Yes there is interest charge on the cash advance immediately so you need to have your credit card B ready close to approval. Time it well to minimize the interest. 

Say you are charged 18% on cash advance for 2 weeks but you save 7% for 6 months. Do the sums to decide whether it is worth your while or not.


----------



## Tyler Durden (16 February 2012)

skc said:


> What transaction cost?




Everytime you do a cash advance, a % of the amount you withdrawn is charged as a fee.


----------



## skc (16 February 2012)

Tyler Durden said:


> Everytime you do a cash advance, a % of the amount you withdrawn is charged as a fee.




Never used cash advance in my life so wouldn't know any better.

If there's a one-off fee then you might need to keep rolling credit card B to new interest-free credit card C to make it worthwhile.


----------



## Tysonboss1 (16 February 2012)




----------



## village idiot (16 February 2012)

no need to get cash advance on card A, just do all your spending on it, then instead of paying it off , use the funds to pay down mortgage instead.
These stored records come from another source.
template <int DT, int BM, int BN, int BK, int WAVES_N, int EPI, int RES, int STAGES, int NW>
__global__ __launch_bounds__(NW * 64, (STAGES * (BN + BM) * BK * 2 <= 81920 || NW == 8) ? 2 : 1)
void conv_fwd_kernel(ConvFwdArgs args) {
  ConvFwdArgs a = args;
  const uint16_t* wbase = args.w;
  if (args.nslice > 1) {
    const int sl = blockIdx.z;
    a.x += (int64_t)sl * a.Kout;
    a.y += (int64_t)sl * a.Kout;
    wbase += (int64_t)sl * args.slice_wstride;
    a.w = wbase;
    if (a.bn_y1 != nullptr) a.bn_y1 += (int64_t)sl * a.Kout;
    if (a.bn_coef1 != nullptr) a.bn_coef1 += sl * a.Kout;
    a.srows_coff = sl * a.Kout;
  }
  if (args.nphase > 0 && !select_phase(a, args, wbase, blockIdx.y)) {
    zero_stat_row<EPI, BN>(a, NW * 64);
    return;
  }
  using E = E16<DT>;
  typedef typename E::vec8 vec8;
  constexpr int WAVES_M = NW / WAVES_N;
  constexpr int WN = BN / WAVES_N;
  constexpr int WM = BM / WAVES_M;
  constexpr int FN = WN / 16, FM = WM / 16;
  constexpr int ROWB = BK * 2;
  constexpr int CHUNKS = ROWB / 16;
  constexpr int RPI = 1024 / ROWB;
  constexpr int A_INSTR = BN / RPI / NW;
  constexpr int B_INSTR = BM / RPI / NW;
  constexpr int A_BYTES = BN * ROWB;
  constexpr int STAGE = (BN + BM) * ROWB;
// ... 147 lines not shown
        const int ahead = min(S - 2, ksteps - 1 - ks);
        wait_ahead(ahead);
        __builtin_amdgcn_s_barrier();
        if (ks + S - 1 < ksteps) stage_load(buf == 0 ? S - 1 : buf - 1);
        __builtin_amdgcn_s_setprio(1);
        compute_stage(smem + buf * STAGE);
        __builtin_amdgcn_s_setprio(0);
        buf = buf == S - 1 ? 0 : buf + 1;
      }
      asm volatile("s_waitcnt lgkmcnt(0)" ::: "memory");
      __builtin_amdgcn_s_barrier();
    }
  }

  conv_epilogue<DT, EPI, RES, FN, FM, WN, WM, BN, WAVES_M, NW, STAGES * STAGE, PERM>(a, acc, m0, n0, tile_m, wn, wm, tid,
                                                                             lane, smem);
}

template <int N>
PDT_DEVICE void vm_wait() {
  static_assert(N >= 0 && N < 64, "vmcnt range");
  __builtin_amdgcn_s_waitcnt((N & 0xF) | ((N >> 4) << 14) | (0x7 << 4) | (0xF << 8));
}

template <int DT, int BM, int BN, int EPI, int RES, bool PP_STAGE = (EPI != 2)>
__global__ __launch_bounds__(512) void conv_pp_kernel(ConvFwdArgs args) {
  ConvFwdArgs a = args;
  if (args.nphase > 0 && !select_phase(a, args, args.w, blockIdx.y)) {
    zero_stat_row<EPI, BN>(a, 512);
    return;
  }
  using E = E16<DT>;
  typedef typename E::vec8 vec8;
  constexpr int NW = 8, WN = 64, WM = 128;
  constexpr int WAVES_N = BN / WN, WAVES_M = NW / WAVES_N;
  static_assert(WAVES_N * WAVES_M == NW && WAVES_M * WM == BM, "pp tile geometry");
  constexpr int FN = 4, FM = 8;
  constexpr int ROWB = 128;
  constexpr int XH = (BM / 2) * ROWB;
  constexpr int WH = (BN / 2) * ROWB;
  constexpr int NX = XH / 1024 / NW;
  constexpr int NWI = WH / 1024 / NW;
  static_assert(NX * 1024 * NW == XH && NWI * 1024 * NW == WH, "pp DMA split");
  constexpr int BUF = 2 * XH + 2 * WH;
  constexpr int OX0 = 0, OX1 = XH, OW0 = 2 * XH, OW1 = 2 * XH + WH;
  __shared__ __attribute__((aligned(1024))) char smem[2 * BUF];

  const int tid = threadIdx.x;
  const int lane = tid & 63;
  const int wave = __builtin_amdgcn_readfirstlane(tid >> 6);
  const int grp = wave >> 2;
  const int wn = wave % WAVES_N, wm = wave / WAVES_N;

  const int nwg = a.m_tiles * a.n_tiles;
  const int bid = xcd_remap(blockIdx.x, nwg);
  const int tile_m = bid / a.n_tiles, tile_n = bid % a.n_tiles;
  const int64_t m0 = (int64_t)tile_m * BM;
  const int n0 = tile_n * BN;

  const int PQ = a.Pm * a.Qm;
  const FastDiv fd_pq{a.pq_mul, a.pq_shift}, fd_q{a.q_mul, a.q_shift};
  const int TU = a.T * a.U;
  const int csteps = a.C >> 6;
  const int ksteps = TU * csteps;

  const __amdgpu_buffer_rsrc_t rx = make_rsrc(a.x, (uint32_t)a.N * a.H * a.W * a.cs * 2u);
  const __amdgpu_buffer_rsrc_t rw = make_rsrc(a.w, (uint32_t)a.Kout * TU * a.C * 2u);

  const int lrow = lane >> 3, pchunk = lane & 7;
  int xhw[2][NX], xoff[2][NX];
#pragma unroll
  for (int h = 0; h < 2; ++h)
#pragma unroll
    for (int j = 0; j < NX; ++j) {
      const int hr = (wave * NX + j) * 8 + lrow;
      const int64_t m = m0 + (hr >> 6) * 128 + h * 64 + (hr & 63);
      const int bch = pchunk ^ ((hr >> 1) & 7);
      if (m < a.M) {
        const int nimg = (int)fdiv((uint32_t)m, fd_pq);
        const int rem = (int)m - nimg * PQ;
        const int i = (int)fdiv((uint32_t)rem, fd_q), jj = rem - i * a.Qm;
        const int ih = i * a.ist_h + a.ioff_h, iw = jj * a.ist_w + a.ioff_w;
        xhw[h][j] = (ih << 16) | (iw & 0xffff);
        xoff[h][j] = (((nimg * a.H + ih) * a.W + iw) * a.cs + bch * 8) * 2;
      } else {
        xhw[h][j] = (int)0xC0000000;
        xoff[h][j] = 0;
      }
    }
  uint32_t woff[2][NWI];
#pragma unroll
  for (int h = 0; h < 2; ++h)
#pragma unroll
    for (int j = 0; j < NWI; ++j) {
      const int hr = (wave * NWI + j) * 8 + lrow;
      const int lr = hr & 31;
      const int n = n0 + (hr >> 5) * 64 + h * 32 + ((lr & 15) >> 2) * 8 + (lr >> 4) * 4 + (lr & 3);
      woff[h][j] = (uint32_t)((n * TU * a.C + (pchunk ^ ((hr >> 1) & 7)) * 8) * 2);
    }

  int cur_t = 0, cur_u = 0, cur_c = 0;
  uint32_t s_adelta = 0;
  int s_dh = 0, s_dw = 0, s_bdelta = 0;
  auto advance = [&]() {
    s_adelta = (uint32_t)((cur_t * a.U + cur_u) * a.C + cur_c) * 2u;
    s_dh = cur_t * a.tstep_h;
    s_dw = cur_u * a.tstep_w;
    s_bdelta = ((s_dh * a.W + s_dw) * a.cs + cur_c) * 2;
    cur_c += 64;
    if (cur_c == a.C) {
      cur_c = 0;
      if (++cur_u == a.U) { cur_u = 0; ++cur_t; }
    }
  };
  auto dma_x = [&](char* buf, int h) {
#pragma unroll
    for (int j = 0; j < NX; ++j) {
      const int ih = (xhw[h][j] >> 16) + s_dh, iw = (int)(short)(xhw[h][j] & 0xffff) + s_dw;
      const bool ok = (unsigned)ih < (unsigned)a.H && (unsigned)iw < (unsigned)a.W;
      buf_lds16(rx, buf + (h ? OX1 : OX0) + (wave * NX + j) * 1024, ok ? (uint32_t)(xoff[h][j] + s_bdelta) : kOOB);
    }
  };
  auto dma_w = [&](char* buf, int h) {
#pragma unroll
    for (int j = 0; j < NWI; ++j)
      buf_lds16(rw, buf + (h ? OW1 : OW0) + (wave * NWI + j) * 1024, woff[h][j] + s_adelta);
  };

  f32x4_t acc[FN][FM];
#pragma unroll
  for (int i = 0; i < FN; ++i)
#pragma unroll
    for (int j = 0; j < FM; ++j) acc[i][j] = f32x4_t{0.f, 0.f, 0.f, 0.f};

  const int fr = lane & 15, fq = lane >> 4;
  const int xrow0 = wm * 64 + fr, wrow0 = wn * 32 + fr;
  const int sw = (fr >> 1) & 7;
  vec8 xs[4][2], w0r[2][2], w1r[2][2];
  auto read_x = [&](const char* base) {
#pragma unroll
    for (int f = 0; f < 4; ++f)
#pragma unroll
      for (int kk = 0; kk < 2; ++kk)
        xs[f][kk] = *(const vec8*)(base + (xrow0 + f * 16) * ROWB + (((kk * 4 + fq) ^ sw) << 4));
  };
  auto read_w = [&](vec8 (&wr)[2][2], const char* base) {
#pragma unroll
    for (int f = 0; f < 2; ++f)
#pragma unroll
      for (int kk = 0; kk < 2; ++kk)
        wr[f][kk] = *(const vec8*)(base + (wrow0 + f * 16) * ROWB + (((kk * 4 + fq) ^ sw) << 4));
  };
// ... 6 lines not shown
        for (int f = 0; f < 4; ++f)
          acc[wh * 2 + f2][xh * 4 + f] = E::mfma16x16x32(wr[f2][kk], xs[f][kk], acc[wh * 2 + f2][xh * 4 + f]);
  };
  auto compute = [&](const vec8 (&wr)[2][2], int xh, int wh) {
    __builtin_amdgcn_sched_barrier(0);
    __builtin_amdgcn_s_barrier();
    __builtin_amdgcn_sched_barrier(0);
    __builtin_amdgcn_s_setprio(1);
    mma(wr, xh, wh);
    __builtin_amdgcn_s_setprio(0);
    __builtin_amdgcn_sched_barrier(0);
    __builtin_amdgcn_s_barrier();
    __builtin_amdgcn_sched_barrier(0);
  };

  if (ksteps > 0) {
    advance();
    dma_x(smem, 0);
    dma_w(smem, 0);
    dma_w(smem, 1);
    dma_x(smem, 1);
    vm_wait<NWI + NX>();
    __builtin_amdgcn_sched_barrier(0);
    __builtin_amdgcn_s_barrier();
    if (grp == 1) __builtin_amdgcn_s_barrier();
    for (int ks = 0; ks < ksteps; ++ks) {
      const char* cb = smem + (ks & 1) * BUF;
      char* nb = smem + ((ks + 1) & 1) * BUF;
      const bool more = ks + 1 < ksteps;
      if (more) advance();
      if (more) { dma_x(nb, 0); vm_wait<2 * NX>(); } else { vm_wait<NX>(); }
      read_x(cb + OX0);
      read_w(w0r, cb + OW0);
      compute(w0r, 0, 0);
      if (more) { dma_w(nb, 0); vm_wait<NX + NWI>(); } else { vm_wait<0>(); }
      read_w(w1r, cb + OW1);
      compute(w1r, 0, 1);
      if (more) dma_w(nb, 1);
      read_x(cb + OX1);
      compute(w1r, 1, 1);
      if (more) { dma_x(nb, 1); vm_wait<NWI + NX>(); }
      compute(w0r, 1, 0);
    }
    if (grp == 0) __builtin_amdgcn_s_barrier();
    asm volatile("s_waitcnt vmcnt(0) lgkmcnt(0)" ::: "memory");
    __builtin_amdgcn_s_barrier();
  }

  conv_epilogue<DT, EPI, RES, FN, FM, WN, WM, BN, WAVES_M, NW, PP_STAGE ? 2 * BUF : 0, true>(a, acc, m0, n0, tile_m, wn,
                                                                                        wm, tid, lane, smem);
}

Then bal transfer from card A to card B. repeat as neccessary


----------



## Tysonboss1 (16 February 2012)

village idiot said:


> no need to get cash advance on card A, just do all your spending on it, then instead of paying it off , use the funds to pay down mortgage instead. Then bal transfer from card A to card B. repeat as neccessary




And hope you are in control of your spending so you don't end up paying $1000 of your mortgage and then spend $1100 on your card thinking you've got it all worked out.


----------



## cynic (16 February 2012)

A few years ago I could have advised the perfect solution to your problem. Back in 2009/2010 I was able to regularly transfer monies from my credit card into my savings account via one of my CFD broker accounts. The credit side of the transaction was treated as a purchase by my card provider. I earnt quite a few awards points whilst at the same time annoying the heck out of my CFD broker (whom promptly changed their policy on credit card funding arrangements and started applying a fee to recover the relevant merchant charges). Anyway, it was fun whilst it lasted.
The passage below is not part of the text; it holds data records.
struct Solve {
    rtdd_ctx *ctx;
    const Level &L;
    size_t ip;
    int rows, cols;
    const rtdd_solve_params *p;
    int images;
    int done = 0, launches = 0, cycles = 0;
    int pk = 0, pm = 1;
    float residual = NAN;

    bool stop_on_residual() const { return p->tolerance > 0.0f; }
    bool reached() const { return residual <= p->tolerance; }
    int check() { return launch_residual(ctx, L, ip, pk, rows, cols, &residual); }

    int chebyshev_jacobi() {
        std::vector<float> omegas;
        omega_schedule(p->maxIterations, omegas);
        const bool blocked = ctx->opt.sweep_kernel != 1;
        const float *omegas_dev = nullptr;
        int rc;
        if (blocked && p->maxIterations > 0) {
            if ((rc = ensure_omegas(ctx, p->maxIterations)) != RTDD_OK) return rc;
            omegas_dev = ctx->omega_dev;
        }
        const int chunk = stop_on_residual() ? (p->checkEvery > 0 ? p->checkEvery : 16) : p->maxIterations;
        while (done < p->maxIterations) {
            const int n = p->maxIterations - done < chunk ? p->maxIterations - done : chunk;
            int ln = 0;
            rc = blocked ? launch_sweeps_blocked(ctx, L, ip, rows, cols, omegas_dev + done, n, &pk, &pm, &ln, images)
                         : launch_sweeps(ctx, L, ip, rows, cols, omegas.data() + done, n, &pk, &pm, &ln);
            if (rc != RTDD_OK) return rc;
            done += n; launches += ln;
            if (stop_on_residual()) {
                if ((rc = check()) != RTDD_OK) return rc;
                if (reached()) break;
            }
        }
        return RTDD_OK;
    }

    int red_black_sweeps(int n, float omega) {
        if (n > p->maxIterations - done) n = p->maxIterations - done;
        if (n <= 0) return RTDD_OK;
        int ln = 2 * n, rc;
        if (ctx->opt.sweep_kernel == 1) rc = launch_rbgs(ctx, L, ip, pk, rows, cols, n, omega);
        else rc = launch_rbgs_blocked(ctx, L, ip, rows, cols, n, omega, &pk, &ln);
        done += n; launches += ln;
        return rc;
    }

    int red_black() {
        const int chunk = stop_on_residual() ? (p->checkEvery > 0 ? p->checkEvery : 16) : (p->maxIterations > 0 ? p->maxIterations : 1);
        const float omega = p->relaxation == 0.0f ? 1.0f : p->relaxation;
        int rc;
        while (done < p->maxIterations) {
            if ((rc = red_black_sweeps(chunk, omega)) != RTDD_OK) return rc;
            if (stop_on_residual()) {
                if ((rc = check()) != RTDD_OK) return rc;
                if (reached()) break;
            }
        }
        return RTDD_OK;
    }

    int sor_cycles(bool after_vcycles) {
        const int longest = rows > cols ? rows : cols;
        const int base = after_vcycles ? (longest + 1) / 2 : longest;
        double w0 = 2.0 / (1.0 + sin(4.0 * 3.14159265358979323846 / (double)longest));
        if (w0 > 1.99) w0 = 1.99;
        if (w0 < 1.0) w0 = 1.0;
        bool ok = false;
        int rc;
        for (int cycle = 0; done < p->maxIterations && !ok; cycle++) {
            const int e = cycle < 6 ? cycle : 6;
            double gap = (2.0 - w0) / (double)(1 << e);
            if (gap < 0.005) gap = 0.005;
            const float w_hi = (float)(2.0 - gap);
            float w_mid = (float)(2.0 - 10.0 * gap);
            if (w_mid < 1.0f) w_mid = 1.0f;
            const int n_hi = base << e;
            if ((rc = red_black_sweeps(n_hi, w_hi)) != RTDD_OK) return rc;
            if ((rc = red_black_sweeps(n_hi / 4, w_mid)) != RTDD_OK) return rc;
            for (int k = 0; k < 5 && done < p->maxIterations && !ok; k++) {
                if ((rc = red_black_sweeps(20, 1.0f)) != RTDD_OK) return rc;
                if (stop_on_residual()) {
                    if ((rc = check()) != RTDD_OK) return rc;
                    ok = reached();
                }
            }
        }
        return RTDD_OK;
    }

    int vcycles(int max_cycles, int check_every, double alternative_seconds) {
        const double px = (double)rows * cols;
        const double cycle_seconds = ctx->opt.auto_cycle_fixed_ns * 1e-9 + px * ctx->opt.auto_cycle_fs_per_px * 1e-15;
        return launch_multigrid(ctx, L, ip, rows, cols, max_cycles, p->tolerance, check_every, alternative_seconds, cycle_seconds, &pk,
            &cycles, &residual, &launches);
    }

    int automatic() {
        const int longest = rows > cols ? rows : cols;
        const double px = (double)rows * cols;
        const double per_px = px * ctx->opt.auto_sweep_fs_per_px * 1e-15, floor_s = ctx->opt.auto_sweep_floor_ns * 1e-9;
        const double sweep_seconds = per_px > floor_s ? per_px : floor_s;
        const double sor_seconds = ((double)((longest + 1) / 2) * 1.25 + 20.0) * sweep_seconds;
        const int rc = vcycles(kAutoMaxCycles, 1, sor_seconds);
        if (rc != RTDD_OK || reached()) return rc;
        return sor_cycles(true);
    }
};

}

You could always shop around and see if there are any other "generous" brokers out there.

Tysonboss, it may surprise you to learn that not all c/card users are financially illiterate morons. Some are extremely disciplined and know how to avail themselves of every recognisable opportunity to save additional money (a mindset that I've observed in several multi-millionaires with whom I have been acquainted over the years).


----------



## Tyler Durden (16 February 2012)

village idiot said:


> no need to get cash advance on card A, just do all your spending on it, then instead of paying it off , use the funds to pay down mortgage instead. Then bal transfer from card A to card B. repeat as neccessary




That would work for a small amount I guess. But I am thinking of an amount around $5,000-$10,000. The difficult thing, then, with your strategy would be that I would need to spend $5,000 within the 55 day interest free period.



cynic said:


> A few years ago I could have advised the perfect solution to your problem. Back in 2009/2010 I was able to regularly transfer monies from my credit card into my savings account via one of my CFD broker accounts. The credit side of the transaction was treated as a purchase by my card provider. I earnt quite a few awards points whilst at the same time annoying the heck out of my CFD broker (whom promptly changed their policy on credit card funding arrangements and started applying a fee to recover the relevant merchant charges). Anyway, it was fun whilst it lasted.




Very interesting, thanks for sharing.

I got an idea as I was walking home tonight. What if I have a balance of $1,000 on credit card A. I obtain credit card B and do a balance transfer of $5,000. Bank B writes a cheque of $5,000 to bank A, so now my bank A credit card balance is a debit of $4,000.

I go to bank A to withdraw my $4,000 - now I have an interest free loan of $4,000, avoiding all the transaction fees and immediate accruing interest!

Have I overlooked something, or would that actually work? I know there is a NSW criminal offence of "obtain benefit by deception", so I am now sure if this would be legal (because theoretically you are telling bank B you have a credit card balance of $5,000 with bank A).


----------